Goal of the exercise: For the entries below, report the number of lines containing "struct", without any other content.

Extracted records:
......

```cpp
typedef struct sgr_train_config {
    int P, D, M, width, height;
    float* flat; float* flat_grad; float* exp_avg; float* exp_avg_sq;
    long long off_xyz, off_opacity, off_scaling, off_rotation, off_features, n_small;
    float lr_xyz, lr_opacity, lr_scaling, lr_rotation, lr_features_dc, lr_features_rest;
    float beta1, beta2, eps, lambda_dssim;
    const float* background;
    char* geom; size_t geom_bytes;
    char* img; size_t img_bytes;
    char* binning; size_t binning_bytes;
    int64_t binning_capacity;
    char* loss_scratch;
    float* image;
    float* grad_image;
    float* loss_out;
    float* colors;
    int* radii;
    uint32_t* header_host;
    float* dL_dmean2D;
    float* max_radii2D; float* grad_accum; float* denom;
} sgr_train_config;
typedef struct sgr_train_view {
    const float* viewmatrix; const float* projmatrix; const float* campos;
    float tan_fovx, tan_fovy;
    const float* gt_image;
    const uint32_t* tile_need;
    uint32_t* tile_need_out;
    float hint_margin;
    uint32_t chunk_grid;
    const uint32_t* tile_order;
    uint32_t* tile_order_out;
    uint32_t flags;
} sgr_train_view;
#define SGR_VIEW_DEEP_LISTS 1
typedef struct sgr_train_exchange {
    int n_views;
    const float* all_colors;
    int64_t view_stride;
    const float* all_campos;
    float grad_scale;
    int step;
    int64_t g_begin, g_end;
    int64_t f_begin, f_end;
} sgr_train_exchange;
typedef struct sgr_trainer sgr_trainer;
sgr_trainer* sgr_trainer_create(const sgr_train_config* cfg);
void sgr_trainer_destroy(sgr_trainer* t);
int sgr_trainer_set_binning(sgr_trainer* t, char* binning, size_t bytes, int64_t capacity);
int sgr_trainer_step(sgr_trainer* t, const sgr_train_view* view, int phases, const sgr_train_exchange* ex, void* stream);
int sgr_trainer_set_exchange_chunks(sgr_trainer* t, int n);
int sgr_trainer_forward_valid(sgr_trainer* t, uint32_t* header_out);
const char* sgr_trainer_last_error(void);
int sgr_trainer_acc_dirty(sgr_trainer* t);
int sgr_rccl_unique_id(char* out128);
int sgr_trainer_comm_init(sgr_trainer* t, const char* id128, int world, int rank, float* recv, size_t recv_bytes);
int sgr_trainer_comm_destroy(sgr_trainer* t);
int sgr_trainer_comm_abort(sgr_trainer* t);
int sgr_trainer_step_exchange(sgr_trainer* t, const sgr_train_view* view, int step, void* stream);
double sgr_trainer_last_exchange_wait_ms(sgr_trainer* t);
size_t sgr_bin2_bytes(int P, int width, int height);

int sgr_scaled_rotation_forward(int P, const float* quaternions, const float* scaling, int inverse_scales, float* out,
                                void* stream);
int sgr_scaled_rotation_backward(int P, const float* quaternions, const float* scaling, int inverse_scales,
                                 const float* dL_dout, float* dL_dquaternions, float* dL_dscaling, void* stream);

int sgr_pack_gaussians(int P, const float* centers, const float* inv_scaled_rot, const float* strengths, float* packed,
                       void* stream);
int sgr_density_field_forward(int N, int K, const float* x, const int64_t* nbr_idx, const float* centers,
                              const float* inv_scaled_rot, const float* strengths, float density_factor,
                              float* neighbor_opacities, float* density, const float* packed, void* stream);
int sgr_density_field_backward(int N, int K, const float* x, const int64_t* nbr_idx, const float* centers,
                               const float* inv_scaled_rot, const float* strengths, float density_factor,
                               const float* dL_dopacities, const float* dL_ddensity, float* dL_dx, float* dL_dcenters,
                               float* dL_dinv_scaled_rot, float* dL_dstrengths, const float* packed, void* stream);
size_t sgr_density_field_backward_scratch_bytes(int N, int K, int P);
int sgr_density_field_backward_gather(int N, int K, int P, const float* x, const int64_t* nbr_idx, const float* centers,
                                      const float* inv_scaled_rot, const float* strengths, float density_factor,
                                      const float* dL_dopacities, const float* dL_ddensity, float* dL_dx, float* dL_dcenters,
                                      float* dL_dinv_scaled_rot, float* dL_dstrengths, char* scratch, const float* packed, void* stream);

size_t sgr_scatter_add_rows_scratch_bytes(long long N, int P);
int sgr_scatter_add_rows(long long N, const int64_t* idx, const float* src, int W, int P, float* out, char* scratch, void* stream);

int sgr_sample_transform_forward(long long N, int P, const int64_t* idx, const float* points, const float* quaternions,
                                 const float* scaling, const float* noise, float factor, float* out, void* stream);
size_t sgr_sample_transform_backward_scratch_bytes(long long N, int P);
int sgr_sample_transform_backward(long long N, int P, const int64_t* idx, const float* quaternions, const float* scaling,
                                  const float* noise, float factor, const float* dL_dout, float* dL_dpoints, float* dL_dquaternions,
                                  float* dL_dscaling, char* scratch, void* stream);
int sgr_smallest_axis_forward(int P, const float* quaternions, const float* scaling, float* axis, int64_t* axis_idx, void* stream);
int sgr_smallest_axis_backward(int P, const float* quaternions, const float* scaling, const float* dL_daxis, float* dL_dquaternions,
                               void* stream);
int sgr_depth_lookup_forward(long long M, const float* points_cam, const float* projection, const float* depth, long long stride_y,
                             long long stride_x, int height, int width, float* out, void* stream);
int sgr_depth_lookup_backward(long long M, const float* points_cam, const float* projection, const float* depth, long long stride_y,
                              long long stride_x, int height, int width, const float* dL_dout, float* dL_dpoints_cam, float* dL_ddepth,
                              void* stream);
int sgr_sdf_field_forward(int N, int K, int P, const float* x, const int64_t* nbr_idx, const float* centers, const float* inv_scaled_rot,
                          const float* strengths, const float* min_scaling, float density_factor, float density_threshold,
                          float opacity_min_clamp, float* neighbor_opacities, float* density, float* beta, float* sdf,
                          const float* packed, void* stream);
size_t sgr_sdf_field_backward_scratch_bytes(int N, int K, int P);
int sgr_sdf_field_backward(int N, int K, int P, const float* x, const int64_t* nbr_idx, const float* centers, const float* inv_scaled_rot,
                           const float* strengths, float density_factor, float density_threshold, float opacity_min_clamp,
                           const float* density, const float* beta, const float* dL_dopacities, const float* dL_ddensity,
                           const float* dL_dbeta, const float* dL_dsdf, float* dL_dx, float* dL_dcenters, float* dL_dinv_scaled_rot,
                           float* dL_dstrengths, float* dL_dmin_scaling, char* scratch, const float* packed, void* stream);

#define SGR_CL_SQUARED_EST 1
#define SGR_CL_SQUARED_SURFACE 2
#define SGR_CL_WITH_EST 4
#define SGR_CL_WITH_SURFACE 8
int sgr_surface_band(int P, const float* points, const float* quaternions, const float* scaling, const float* world_to_view,
                     const float* cam_center, const float* projection, const float* depth, long long stride_y, long long stride_x,
                     int height, int width, float threshold, uint8_t* close, float* std_out, void* stream);
size_t sgr_estimation_loss_scratch_bytes(long long N);
int sgr_estimation_loss_forward(long long N, int P, int mode, int flags, const float* samples, const float* field, const float* beta,
                                const int64_t* sample_idx, const float* std, float scale, float clamp_max, const float* world_to_view,
                                const float* projection, const float* znear, const float* depth, long long stride_y, long long stride_x,
                                int height, int width, float* loss_estimation, float* loss_surface, int64_t* n_projected, char* scratch,
                                void* stream);
int sgr_estimation_loss_backward(long long N, int P, int mode, int flags, const float* samples, const float* field, const float* beta,
                                 const int64_t* sample_idx, const float* std, float scale, float clamp_max, const float* world_to_view,
                                 const float* projection, const float* znear, const float* depth, long long stride_y, long long stride_x,
                                 int height, int width, const int64_t* n_projected, const float* dL_dloss_estimation,
                                 const float* dL_dloss_surface, float* dL_dfield, float* dL_dbeta, float* dL_dsamples, float* dL_ddepth,
                                 void* stream);
size_t sgr_better_normal_forward_scratch_bytes(long long N, int K);
int sgr_better_normal_forward(long long N, int K, int P, const float* samples, const int64_t* sample_idx, const int64_t* knn_idx,
                              const float* normals, const float* points, const float* min_scaling, const float* opacities, float* loss,
                              char* scratch, void* stream);
size_t sgr_better_normal_backward_scratch_bytes(long long N, int K, int P, int through_normal_only);
int sgr_better_normal_backward(long long N, int K, int P, const float* samples, const int64_t* sample_idx, const int64_t* knn_idx,
                               const float* normals, const float* points, const float* min_scaling, const float* opacities,
                               int through_normal_only, const float* dL_dloss, float* dL_dnormals, float* dL_dpoints, float* dL_dsamples,
// ... 140 lines not shown
```

### sugar_amd/_lib.py

```python
from __future__ import annotations

import ctypes as C
import os

_HERE = os.path.dirname(os.path.abspath(__file__))
LIB_PATH = os.environ.get("SGR_LIB_PATH") or os.path.join(_HERE, "libsugar_raster.so")

ALLOC_FN = C.CFUNCTYPE(C.c_void_p, C.c_void_p, C.c_size_t)
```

......

Your solution: 4